→ WHAT TO WORK ON:
Print the listing below in its entirety, character for character.
+-------+
template <bool WRITE>
__global__ void __launch_bounds__(256) k_sel_candidates(const float* __restrict__ U, int64_t stride, int64_t R, const float* __restrict__ info,
                                                        int64_t span, unsigned* __restrict__ counts, const unsigned* __restrict__ offs,
                                                        int64_t* __restrict__ cand, int cmax, const int* __restrict__ only,
                                                        const float* __restrict__ tmax_all) {
  __shared__ int sc[4];
  const int bl = blockIdx.y;
  if (only != nullptr && only[bl] == 0) return;
  const float thr = info[bl * 4 + 0];
  const float* u = U + (int64_t)bl * stride;
  const float* tmax = tmax_all ? tmax_all + (int64_t)bl * (stride >> 8) : nullptr;
  const int64_t i0 = (int64_t)blockIdx.x * span, i1 = min(i0 + span, R);
  unsigned run = 0;
  const unsigned base = WRITE ? offs[(int64_t)bl * gridDim.x + blockIdx.x] : 0u;
  for (int64_t c0 = i0; c0 < i1; c0 += 256) {
    if (tmax != nullptr && !(tmax[c0 >> 8] >= thr)) continue;
    const int64_t i = c0 + threadIdx.x;
    const bool in = i < i1 && u[i] >= thr;
// ... 65 lines not shown
    }
#pragma unroll
    for (int c = 0; c < 8; ++c) {
      double a = acc[c];
#pragma unroll
      for (int j = 0; j < 4; ++j) {
        const f16x8 kh = *reinterpret_cast<const f16x8*>(krow[c] + sl * kSlabF + j * 16);
        const f16x8 kl = *reinterpret_cast<const f16x8*>(krow[c] + sl * kSlabF + 64 + j * 16);
#pragma unroll
        for (int e = 0; e < 8; ++e) {
          const double h = (double)(float)kh[e], l = (double)(float)kl[e], qhh = (double)(float)qh[j][e], qll = (double)(float)ql[j][e];
          a = __builtin_fma(h, qll, a);
          a = __builtin_fma(l, qhh, a);
          a = __builtin_fma(h, qhh, a);
        }
      }
      acc[c] = a;
    }
  }
  const float cq = qinv[2 * b + (t >> 7)], ct = t < M ? ctok[(int64_t)bl * kT + t] : -INFINITY;
  const float gt = gsum[(int64_t)bl * kT + t], rgt = (t < M && gt > 0.f) ? 1.f / gt : 0.f;
#pragma unroll
  for (int c = 0; c < 8; ++c) {
    const float cfl = ((cq * kscale[c]) * kInvSqrtD) * kLog2e;
    float e = t < M ? __builtin_amdgcn_exp2f(__builtin_fmaf((float)acc[c], cfl, ct)) * rgt : 0.f;
    e = sdg_wave_sum(e);
    if (sdg_lane() == 0) red[c][sdg_wave()] = e;
  }
  __syncthreads();
  if (t < 8 && c0 + t < cmax)
    cscore[(int64_t)bl * cmax + c0 + t] = t < nc ? (red[t][0] + red[t][1]) + (red[t][2] + red[t][3]) : -INFINITY;
}

__global__ void __launch_bounds__(1024) k_sel_emit(const int64_t* __restrict__ lidx, const float* __restrict__ lval, const int64_t* __restrict__ cand,
                                                   const int* __restrict__ count, int cmax, int topk, int k_eff, int allow_fewer,
                                                   int64_t* __restrict__ idx, float* __restrict__ val, int* __restrict__ status) {
  const int bl = blockIdx.x, j = threadIdx.x;
  const int n = count[bl];
  int st = n;
  if (n == -2) st = 0;
  else if (n < 0 || n > cmax || (n < k_eff && !allow_fewer)) st = -1;
  if (allow_fewer && n >= 0 && n < k_eff) k_eff = n;
  if (j == 0) status[bl] = st;
  if (j >= topk) return;
  if (n == -2) {
    idx[(int64_t)bl * topk + j] = j < k_eff ? j : -1;
    val[(int64_t)bl * topk + j] = j < k_eff ? 0.f : NAN;
  } else if (st < 0 || j >= k_eff) {
    idx[(int64_t)bl * topk + j] = -1;
    val[(int64_t)bl * topk + j] = NAN;
  } else {
    idx[(int64_t)bl * topk + j] = cand[(int64_t)bl * cmax + lidx[(int64_t)bl * topk + j]];
    val[(int64_t)bl * topk + j] = lval[(int64_t)bl * topk + j];
  }
}

constexpr int64_t kTopkSmallMax = 1 << 17;
__global__ void __launch_bounds__(1024) k_topk_small(const float* __restrict__ scores, int64_t stride, int n, int topk, int k_eff,
                                                      int64_t* __restrict__ idx, float* __restrict__ val, const int* __restrict__ only) {
  __shared__ unsigned hist[256];
  __shared__ unsigned sel[3];
  __shared__ unsigned slot;
  __shared__ unsigned sk[1024];
  __shared__ long long si[1024];
  __shared__ int wc[2][16];
  const int b = blockIdx.x, t = threadIdx.x, lane = t & 63, wv = t >> 6;
  if (only != nullptr && only[b] == 0) return;
  const float* s = scores + (int64_t)b * stride;
  sk[t] = 0u;
  si[t] = 0x7fffffffffffffffll;
  unsigned prefix = 0u, remain = (unsigned)k_eff;
  if (k_eff > 0) {
    for (int p = 0; p < 4; ++p) {
      if (t < 256) hist[t] = 0u;
      __syncthreads();
      const unsigned hi_mask = p == 0 ? 0u : (0xffffffffu << (32 - 8 * p));
      const int shift = 24 - 8 * p;
      for (int c0 = 0; c0 < n; c0 += 8 * 1024) {
        float v8[8];
#pragma unroll
        for (int u = 0; u < 8; ++u) {
          const int i = c0 + u * 1024 + t;
          v8[u] = i < n ? s[i] : 0.f;
        }
#pragma unroll
        for (int u = 0; u < 8; ++u) {
          const int i = c0 + u * 1024 + t;
          if (c0 + u * 1024 >= n) break;
          unsigned key = 0u;
          bool act = false;
          if (i < n) {
            key = score_key(v8[u]);
            act = (key & hi_mask) == prefix;
          }
          const unsigned bin = (key >> shift) & 255u;
          const unsigned long long m = __ballot(act);
          if (m != 0ull) {
            const int leader = __ffsll((long long)m) - 1;
            const unsigned lb = (unsigned)__shfl((int)bin, leader);
            const unsigned long long same = __ballot(act && bin == lb);
            if (lane == leader) atomicAdd(&hist[lb], (unsigned)__popcll(same));
// ... 80 lines not shown
        if (w2 < wv) { og += g; oe += e; }
        tg += g;
        te += e;
      }
      __syncthreads();
      const unsigned long long below = (1ull << lane) - 1ull;
      if (gt) {
        const unsigned pos = run_g + og + (unsigned)__popcll(bg & below);
        if (pos < 1024u) { sk[pos] = key; si[pos] = (long long)i; }
      } else if (eq) {
        const unsigned re = run_e + oe + (unsigned)__popcll(be & below);
        if (re < remain && n_greater + re < 1024u) { sk[n_greater + re] = key; si[n_greater + re] = (long long)i; }
      }
      run_g += tg;
      run_e += te;
      if (run_e >= remain && run_g >= n_greater) break;
    }
    }
  }
  __syncthreads();
  for (int size = 2; size <= 1024; size <<= 1)
    for (int strd = size >> 1; strd > 0; strd >>= 1) {
      const int p = t ^ strd;
      if (p > t) {
        const bool up = (t & size) == 0;
        const unsigned ka = sk[t], kb = sk[p];
        const long long ia = si[t], ib = si[p];
        const bool a_first = ka > kb || (ka == kb && ia < ib);
        if (up ? !a_first : a_first) { sk[t] = kb; sk[p] = ka; si[t] = ib; si[p] = ia; }
      }
      __syncthreads();
    }
  if (t < topk) {
    if (t < k_eff) { idx[(int64_t)b * topk + t] = si[t]; val[(int64_t)b * topk + t] = key_score(sk[t]); }
    else { idx[(int64_t)b * topk + t] = -1; val[(int64_t)b * topk + t] = NAN; }
  }
}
+-------+
→ ANSWER FOR THIS EXERCISE:
template <bool WRITE>
__global__ void __launch_bounds__(256) k_sel_candidates(const float* __restrict__ U, int64_t stride, int64_t R, const float* __restrict__ info,
                                                        int64_t span, unsigned* __restrict__ counts, const unsigned* __restrict__ offs,
                                                        int64_t* __restrict__ cand, int cmax, const int* __restrict__ only,
                                                        const float* __restrict__ tmax_all) {
  __shared__ int sc[4];
  const int bl = blockIdx.y;
  if (only != nullptr && only[bl] == 0) return;
  const float thr = info[bl * 4 + 0];
  const float* u = U + (int64_t)bl * stride;
  const float* tmax = tmax_all ? tmax_all + (int64_t)bl * (stride >> 8) : nullptr;
  const int64_t i0 = (int64_t)blockIdx.x * span, i1 = min(i0 + span, R);
  unsigned run = 0;
  const unsigned base = WRITE ? offs[(int64_t)bl * gridDim.x + blockIdx.x] : 0u;
  for (int64_t c0 = i0; c0 < i1; c0 += 256) {
    if (tmax != nullptr && !(tmax[c0 >> 8] >= thr)) continue;
    const int64_t i = c0 + threadIdx.x;
    const bool in = i < i1 && u[i] >= thr;
// ... 65 lines not shown
    }
#pragma unroll
    for (int c = 0; c < 8; ++c) {
      double a = acc[c];
#pragma unroll
      for (int j = 0; j < 4; ++j) {
        const f16x8 kh = *reinterpret_cast<const f16x8*>(krow[c] + sl * kSlabF + j * 16);
        const f16x8 kl = *reinterpret_cast<const f16x8*>(krow[c] + sl * kSlabF + 64 + j * 16);
#pragma unroll
        for (int e = 0; e < 8; ++e) {
          const double h = (double)(float)kh[e], l = (double)(float)kl[e], qhh = (double)(float)qh[j][e], qll = (double)(float)ql[j][e];
          a = __builtin_fma(h, qll, a);
          a = __builtin_fma(l, qhh, a);
          a = __builtin_fma(h, qhh, a);
        }
      }
      acc[c] = a;
    }
  }
  const float cq = qinv[2 * b + (t >> 7)], ct = t < M ? ctok[(int64_t)bl * kT + t] : -INFINITY;
  const float gt = gsum[(int64_t)bl * kT + t], rgt = (t < M && gt > 0.f) ? 1.f / gt : 0.f;
#pragma unroll
  for (int c = 0; c < 8; ++c) {
    const float cfl = ((cq * kscale[c]) * kInvSqrtD) * kLog2e;
    float e = t < M ? __builtin_amdgcn_exp2f(__builtin_fmaf((float)acc[c], cfl, ct)) * rgt : 0.f;
    e = sdg_wave_sum(e);
    if (sdg_lane() == 0) red[c][sdg_wave()] = e;
  }
  __syncthreads();
  if (t < 8 && c0 + t < cmax)
    cscore[(int64_t)bl * cmax + c0 + t] = t < nc ? (red[t][0] + red[t][1]) + (red[t][2] + red[t][3]) : -INFINITY;
}

__global__ void __launch_bounds__(1024) k_sel_emit(const int64_t* __restrict__ lidx, const float* __restrict__ lval, const int64_t* __restrict__ cand,
                                                   const int* __restrict__ count, int cmax, int topk, int k_eff, int allow_fewer,
                                                   int64_t* __restrict__ idx, float* __restrict__ val, int* __restrict__ status) {
  const int bl = blockIdx.x, j = threadIdx.x;
  const int n = count[bl];
  int st = n;
  if (n == -2) st = 0;
  else if (n < 0 || n > cmax || (n < k_eff && !allow_fewer)) st = -1;
  if (allow_fewer && n >= 0 && n < k_eff) k_eff = n;
  if (j == 0) status[bl] = st;
  if (j >= topk) return;
  if (n == -2) {
    idx[(int64_t)bl * topk + j] = j < k_eff ? j : -1;
    val[(int64_t)bl * topk + j] = j < k_eff ? 0.f : NAN;
  } else if (st < 0 || j >= k_eff) {
    idx[(int64_t)bl * topk + j] = -1;
    val[(int64_t)bl * topk + j] = NAN;
  } else {
    idx[(int64_t)bl * topk + j] = cand[(int64_t)bl * cmax + lidx[(int64_t)bl * topk + j]];
    val[(int64_t)bl * topk + j] = lval[(int64_t)bl * topk + j];
  }
}

constexpr int64_t kTopkSmallMax = 1 << 17;
__global__ void __launch_bounds__(1024) k_topk_small(const float* __restrict__ scores, int64_t stride, int n, int topk, int k_eff,
                                                      int64_t* __restrict__ idx, float* __restrict__ val, const int* __restrict__ only) {
  __shared__ unsigned hist[256];
  __shared__ unsigned sel[3];
  __shared__ unsigned slot;
  __shared__ unsigned sk[1024];
  __shared__ long long si[1024];
  __shared__ int wc[2][16];
  const int b = blockIdx.x, t = threadIdx.x, lane = t & 63, wv = t >> 6;
  if (only != nullptr && only[b] == 0) return;
  const float* s = scores + (int64_t)b * stride;
  sk[t] = 0u;
  si[t] = 0x7fffffffffffffffll;
  unsigned prefix = 0u, remain = (unsigned)k_eff;
  if (k_eff > 0) {
    for (int p = 0; p < 4; ++p) {
      if (t < 256) hist[t] = 0u;
      __syncthreads();
      const unsigned hi_mask = p == 0 ? 0u : (0xffffffffu << (32 - 8 * p));
      const int shift = 24 - 8 * p;
      for (int c0 = 0; c0 < n; c0 += 8 * 1024) {
        float v8[8];
#pragma unroll
        for (int u = 0; u < 8; ++u) {
          const int i = c0 + u * 1024 + t;
          v8[u] = i < n ? s[i] : 0.f;
        }
#pragma unroll
        for (int u = 0; u < 8; ++u) {
          const int i = c0 + u * 1024 + t;
          if (c0 + u * 1024 >= n) break;
          unsigned key = 0u;
          bool act = false;
          if (i < n) {
            key = score_key(v8[u]);
            act = (key & hi_mask) == prefix;
          }
          const unsigned bin = (key >> shift) & 255u;
          const unsigned long long m = __ballot(act);
          if (m != 0ull) {
            const int leader = __ffsll((long long)m) - 1;
            const unsigned lb = (unsigned)__shfl((int)bin, leader);
            const unsigned long long same = __ballot(act && bin == lb);
            if (lane == leader) atomicAdd(&hist[lb], (unsigned)__popcll(same));
// ... 80 lines not shown
        if (w2 < wv) { og += g; oe += e; }
        tg += g;
        te += e;
      }
      __syncthreads();
      const unsigned long long below = (1ull << lane) - 1ull;
      if (gt) {
        const unsigned pos = run_g + og + (unsigned)__popcll(bg & below);
        if (pos < 1024u) { sk[pos] = key; si[pos] = (long long)i; }
      } else if (eq) {
        const unsigned re = run_e + oe + (unsigned)__popcll(be & below);
        if (re < remain && n_greater + re < 1024u) { sk[n_greater + re] = key; si[n_greater + re] = (long long)i; }
      }
      run_g += tg;
      run_e += te;
      if (run_e >= remain && run_g >= n_greater) break;
    }
    }
  }
  __syncthreads();
  for (int size = 2; size <= 1024; size <<= 1)
    for (int strd = size >> 1; strd > 0; strd >>= 1) {
      const int p = t ^ strd;
      if (p > t) {
        const bool up = (t & size) == 0;
        const unsigned ka = sk[t], kb = sk[p];
        const long long ia = si[t], ib = si[p];
        const bool a_first = ka > kb || (ka == kb && ia < ib);
        if (up ? !a_first : a_first) { sk[t] = kb; sk[p] = ka; si[t] = ib; si[p] = ia; }
      }
      __syncthreads();
    }
  if (t < topk) {
    if (t < k_eff) { idx[(int64_t)b * topk + t] = si[t]; val[(int64_t)b * topk + t] = key_score(sk[t]); }
    else { idx[(int64_t)b * topk + t] = -1; val[(int64_t)b * topk + t] = NAN; }
  }
}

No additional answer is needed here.